Question: Does this function have good locality?

```c
int sum_array_cols(int a[M][N])
{
    int i, j, sum = 0;

    for (j = 0; j < N; j++)
        for (i = 0; i < M; i++)
            sum += a[i][j];

    return sum;
}
```
Question: Can you permute the loops so that the function scans the 3-d array \( a[\cdot] \) with a stride-1 reference pattern (and thus has good spatial locality)?

```c
int sum_array_3d(int a[M][N][N])
{
    int i, j, k, sum = 0;

    for (i = 0; i < M; i++)
        for (j = 0; j < N; j++)
            for (k = 0; k < N; k++)
                sum += a[k][i][j];

    return sum;
}
```
Memory Hierarchies

Some fundamental and enduring properties of hardware and software systems:

- Faster storage technologies almost always cost more per byte and have lower capacity
- The gaps between memory technology speeds are widening
  - True of registers: DRAM, DRAM:disk, etc.
- Well-written programs tend to exhibit good locality

These properties complement each other beautifully

They suggest an approach for organizing memory and storage systems known as a memory hierarchy
An Example Memory Hierarchy

- **L0:** CPU registers hold words retrieved from L1 cache
- **L1:** on-chip L1 cache (SRAM)
- **L2:** off-chip L2 cache (SRAM)
- **L3:** main memory (DRAM)
- **L4:** local secondary storage (local disks)
- **L5:** remote secondary storage (tapes, distributed file systems, Web servers)

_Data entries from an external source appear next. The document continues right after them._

# sb17v/GaussianK-SGD

Hardware: AMD Instinct MI355X
Metric: images/sec (whole node) ResNet-50 k=0.1% at 1/2/4/8 MI355X; effective grad compression ratio (higher is better)
Workload: dtype fp32; 1 GPU; model=resnet50, global_batch=512, per_gpu_batch=512, image_size=224, parallelism=dp1, compressor=gaussian, buckets=1, threshold=524288000, planner=threshold, exchange=local, momentum_correction=True, hip_graph=False, f32_matmul=bf16x6

## Files before the change

gaussiank_sgd_amd/ops/conv1x1.py:

```python
from __future__ import annotations

import os
from typing import Callable, Dict, List, Tuple

import torch
import torch.nn as nn
import torch.nn.functional as F

from . import load
from . import streams
from . import weight_prep

_CL = torch.channels_last
_TUNE = os.environ.get("GKSGD_GEMM_TUNE", "1") != "0"
_ENABLED = os.environ.get("GKSGD_FASTCONV", "1") != "0"
_choices: Dict[tuple, tuple] = {}
_OWN = ("hip", "w3", "mat", "wino", "wx6")
_GK_MARGIN = float(os.environ.get("GKSGD_GK_MARGIN", "0.05"))
_BIAS_COLSUM = os.environ.get("GKSGD_CONV_BIAS_COLSUM", "1") != "0"
_timings: Dict[tuple, list] = {}
_WINO = os.environ.get("GKSGD_WINO", "1") != "0"
_FORCE = os.environ.get("GKSGD_CONV_FORCE", "")
_WINO_GRIDS = (0, 1 << 20)
_NT_CFGS = [1, 2, 3, 4, 11, 13, 21, 22, 23, 24, 111, 113, 121, 122, 123, 124, 25, 26, 27, 125, 126, 127,
            211, 212, 213, 214, 221, 222, 223, 224]
_NT_GRIDS = (0, 512, 1 << 20)
_TN_CFGS = [(c, s) for c in (1, 2, 3, 4, 5, 6, 7, 8, 21, 22, 23, 24, 27, 9, 29, 101, 121, 102, 122) for s in (0, 128)]
_NT_CFGS_F32 = [1, 2, 3, 4, 7, 11, 12, 13, 14, 21, 22, 23, 24, 101, 102, 103, 104, 201, 202, 203, 204,
                1001, 1002, 1003, 1004, 1005, 1006, 1007, 1021, 1022, 1101, 1102, 1103]
_TN_CFGS_F32 = [(c, s) for c in (1, 2, 3, 4, 5, 6, 7, 8, 9, 11, 12, 13, 14, 15, 16) for s in (0, 64)]
_TN_SMALL_M = 1 << 17
_TN_SMALL_F32 = [(c, s) for c in (4, 5, 11, 14, 15) for s in (16, 32, 128)]


X6 = 100000
_NT_CFGS_X6 = [c + X6 for c in (1, 2, 3, 4, 5, 6, 7, 12, 13, 101, 102, 103, 104, 105, 106, 107, 202, 203, 1001, 1002, 1003)]
_NT_CFGS_X62 = [2 * X6 + t for t in range(1, 8)] + [3 * X6 + t for t in range(1, 8)]
_F32MM = os.environ.get("GKSGD_F32_MATMUL", "bf16x6")


def set_f32_matmul(mode: str) -> str:
    global _F32MM
    if mode not in ("native", "bf16x6"):
        raise ValueError("f32 matmul mode must be 'native' or 'bf16x6', got %r" % (mode,))
    prev, _F32MM = _F32MM, mode
    return prev


def f32_matmul() -> str:
    return _F32MM


def _x6() -> bool:
    return _F32MM == "bf16x6"


_TN_CFGS_X62 = [(2 * X6 + t, sp) for t in (1, 2, 3, 4, 5, 6, 7, 8) for sp in (0, 64)]


def _tn_cfgs(dt: torch.dtype) -> List[Tuple[int, int]]:
    if dt == torch.float32:
# ... 249 lines not shown


def _lz_kw(lz, rows: bool = False) -> dict:
    _, x, coef, padz, padx = lz
    return dict(lz_x=_rows(x) if rows else x, lz_coef=coef, lz_padz=padz, lz_padx=padx)


def _dgrad(dy: torch.Tensor, w: torch.Tensor, x_shape, s: int, lz=None, plink=None, wp: bool = False) -> torch.Tensor:
    N, C, H, W, K, k, p, OH, OW = _geom(x_shape, w, s)
    g = _g()
    dt = dy.dtype
    xs = torch.empty(x_shape, dtype=dt, device=dy.device, memory_format=_CL)
    kw = _lz_kw(lz, rows=(s == 1 and k == 1)) if lz is not None else {}

    def miopen():
        return torch.ops.aten.convolution_backward(dy, xs, w, None, [s, s], [p, p], [1, 1], False, [0, 0], 1,
                                                   [True, False, False])[0]
    cands = []
    split = []
    dx = None
    if s == 2:
        dx = xs
        z = _zero(dy.device)
        run = lambda c, mb: g.conv_dgrad_s2(dy, w, dx, z, c, mb, **kw)
        cands = [(("hip", c, mb), (lambda c=c, mb=mb: run(c, mb))) for c in _nt_cfgs(dt) for mb in _NT_GRIDS]
    if s == 1:
        dx = xs
        if k == 1:
            DY, DX = _rows(dy), _rows(dx)
            Wt = _lazy(lambda: weight_prep.transposed_1x1(w, wp))
            run = lambda c, mb: g.gemm_nt(DY, Wt(), DX, c, mb, **kw)
            if lz is None:
                split = _splitk_cfgs(dt, N * H * W, C, K)
        else:
            wf = _lazy(lambda: weight_prep.flipped_3x3(w, wp))
            z = _zero(dy.device)
            run = lambda c, mb: g.conv_nt(dy, wf(), dx, z, 1, p, c, mb, **kw)
        cands = [(("hip", c, mb), (lambda c=c, mb=mb: run(c, mb))) for c in _nt_cfgs(dt) for mb in _NT_GRIDS]
        cands += [(("hip", c, mb), (lambda c=c, mb=mb: run(c, mb))) for c in split for mb in _SPLITK_GRIDS]
    if lz is not None:
        cands.append((("mat", 0, 0), lambda: _dgrad(plink.materialize(), w, x_shape, s, wp=wp)))
        ch = _pick(("dgrad", N, C, H, W, K, k, s) + _dkey(dt) + ("lz",), cands)
        if ch[0] == "mat":
            return _dgrad(plink.materialize(), w, x_shape, s, wp=wp)
        run(ch[1], ch[2])
        return dx
    wino = _wino_ok(dt, k, s, K, C) and _wino_shape_fits(N, H, W, C, K)
    if wino:
# ... 8 lines not shown
    run(ch[1], ch[2])
    return dx


_WGRAD_AFTER = os.environ.get("GKSGD_WGRAD_AFTER_DGRAD", "0") == "1"
_SIDE_QROUNDS = int(os.environ.get("GKSGD_WGRAD_SIDE_QROUNDS", "0"))
_FORK_BIAS = os.environ.get("GKSGD_WGRAD_STREAM_BIAS", "0") == "1"
_FORKABLE = tuple(k for k in os.environ.get("GKSGD_WGRAD_STREAM_KINDS", "hip,w3,wino").split(",")
                  if k and (k != "wino" or os.environ.get("GKSGD_WGRAD_STREAM_WINO", "1") == "1"))


def _lazy(make):
    box = []

    def get():
        if not box:
            box.append(make())
        return box[0]
    return get


def _dgrad_key(N, C, H, W, K, k, s, dt) -> tuple:
    wino = _wino_ok(dt, k, s, K, C) and _wino_shape_fits(N, H, W, C, K)
    return ("dgrad", N, C, H, W, K, k, s) + _dkey(dt) + (_wino_tag(K, C) if wino else ())


def _dgrad_bn(dy: torch.Tensor, w: torch.Tensor, x_shape, s: int, link, lz=None, plink=None,
              wp: bool = False) -> torch.Tensor:
    N, C, H, W, K, k, p, OH, OW = _geom(x_shape, w, s)
    kw = _lz_kw(lz, rows=(k == 1)) if lz is not None else {}
    g = _g()
    M = N * H * W
    dt = dy.dtype
    dz = torch.empty(x_shape, dtype=dt, device=dy.device, memory_format=_CL)
    st = torch.empty(2, min(1280, (M + 63) // 64), C, dtype=torch.float32, device=dy.device)
    h, mask, dy2 = link.h, link.mask, link.dy2
    if k == 1:
        DY, DZ = _rows(dy), _rows(dz)
        Wt = _lazy(lambda: weight_prep.transposed_1x1(w, wp))
        H2 = _rows(h)
        D2 = _rows(dy2) if dy2 is not None else None
        run = lambda c, mb: g.gemm_nt(DY, Wt(), DZ, c, mb, st, None, H2, D2, mask, **kw)
        split = _splitk_cfgs(dt, M, C, K) if lz is None else []
    else:
        split = []
        wf = _lazy(lambda: weight_prep.flipped_3x3(w, wp))
        z = _zero(dy.device)
# ... 288 lines not shown
```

**Smaller, faster, and costlier (per byte) memories**

- L0: registers
- L1: on-chip L1 cache (SRAM)
- L2: off-chip L2 cache (SRAM)

**Larger, slower, and cheaper (per byte) memories**

- L3: main memory (DRAM)
- L4: local secondary storage (local disks)
- L5: remote secondary storage (tapes, distributed file systems, Web servers)
Caching is the core concept

Fundamental idea of a memory hierarchy:
- For each k, the faster, smaller memory at level k serves as a cache for the larger, slower memory at level k+1

Why do memory hierarchies work?
- Locality causes many accesses to be hits at level k
  - More than its relative size would suggest
- Thus, many fewer accesses to level k+1
- The storage at level k+1 can be slower, larger and cheaper

Net effect: A large pool of memory with the cost of cheap storage near the bottom, but the performance of the expensive storage near the top
## Examples of Caching in the Hierarchy

<table>
<thead>
<tr>
<th>Cache Type</th>
<th>What is Cached?</th>
<th>Where is it Cached?</th>
<th>Latency (cycles)</th>
<th>Managed By</th>
</tr>
</thead>
<tbody>
<tr>
<td>Registers</td>
<td>4-byte words</td>
<td>CPU core</td>
<td>0</td>
<td>Compiler</td>
</tr>
<tr>
<td>TLB</td>
<td>Address translations</td>
<td>On-Chip TLB</td>
<td>0</td>
<td>Hardware</td>
</tr>
<tr>
<td>L1 cache</td>
<td>64-bytes block</td>
<td>On-Chip L1</td>
<td>1</td>
<td>Hardware</td>
</tr>
<tr>
<td>L2 cache</td>
<td>64-bytes block</td>
<td>Off-Chip L2</td>
<td>10</td>
<td>Hardware</td>
</tr>
<tr>
<td>Virtual Memory</td>
<td>4-KB page</td>
<td>Main memory</td>
<td>100</td>
<td>Hardware+ OS</td>
</tr>
<tr>
<td>Buffer cache</td>
<td>Parts of files</td>
<td>Main memory</td>
<td>100</td>
<td>OS</td>
</tr>
<tr>
<td>Network buffer cache</td>
<td>Parts of files</td>
<td>Local disk</td>
<td>10,000,000</td>
<td>AFS/NFS client</td>
</tr>
<tr>
<td>Browser cache</td>
<td>Web pages</td>
<td>Local disk</td>
<td>10,000,000</td>
<td>Web browser</td>
</tr>
<tr>
<td>Web cache</td>
<td>Web pages</td>
<td>Remote server disks</td>
<td>1,000,000,000</td>
<td>Web proxy server</td>
</tr>
</tbody>
</table>
Summary

- The memory hierarchy is a fundamental consequence of maintaining the *random access memory* abstraction and practical limits on cost and power consumption.
- Locality makes caching effective.
- Programming for good *temporal* and *spatial* locality is critical for high performance.
  - For caching and for row-heavy access to DRAM.
- Trend: the speed gaps between levels of the memory hierarchy continue to widen.
  - Consequence: inducing locality becomes even more important.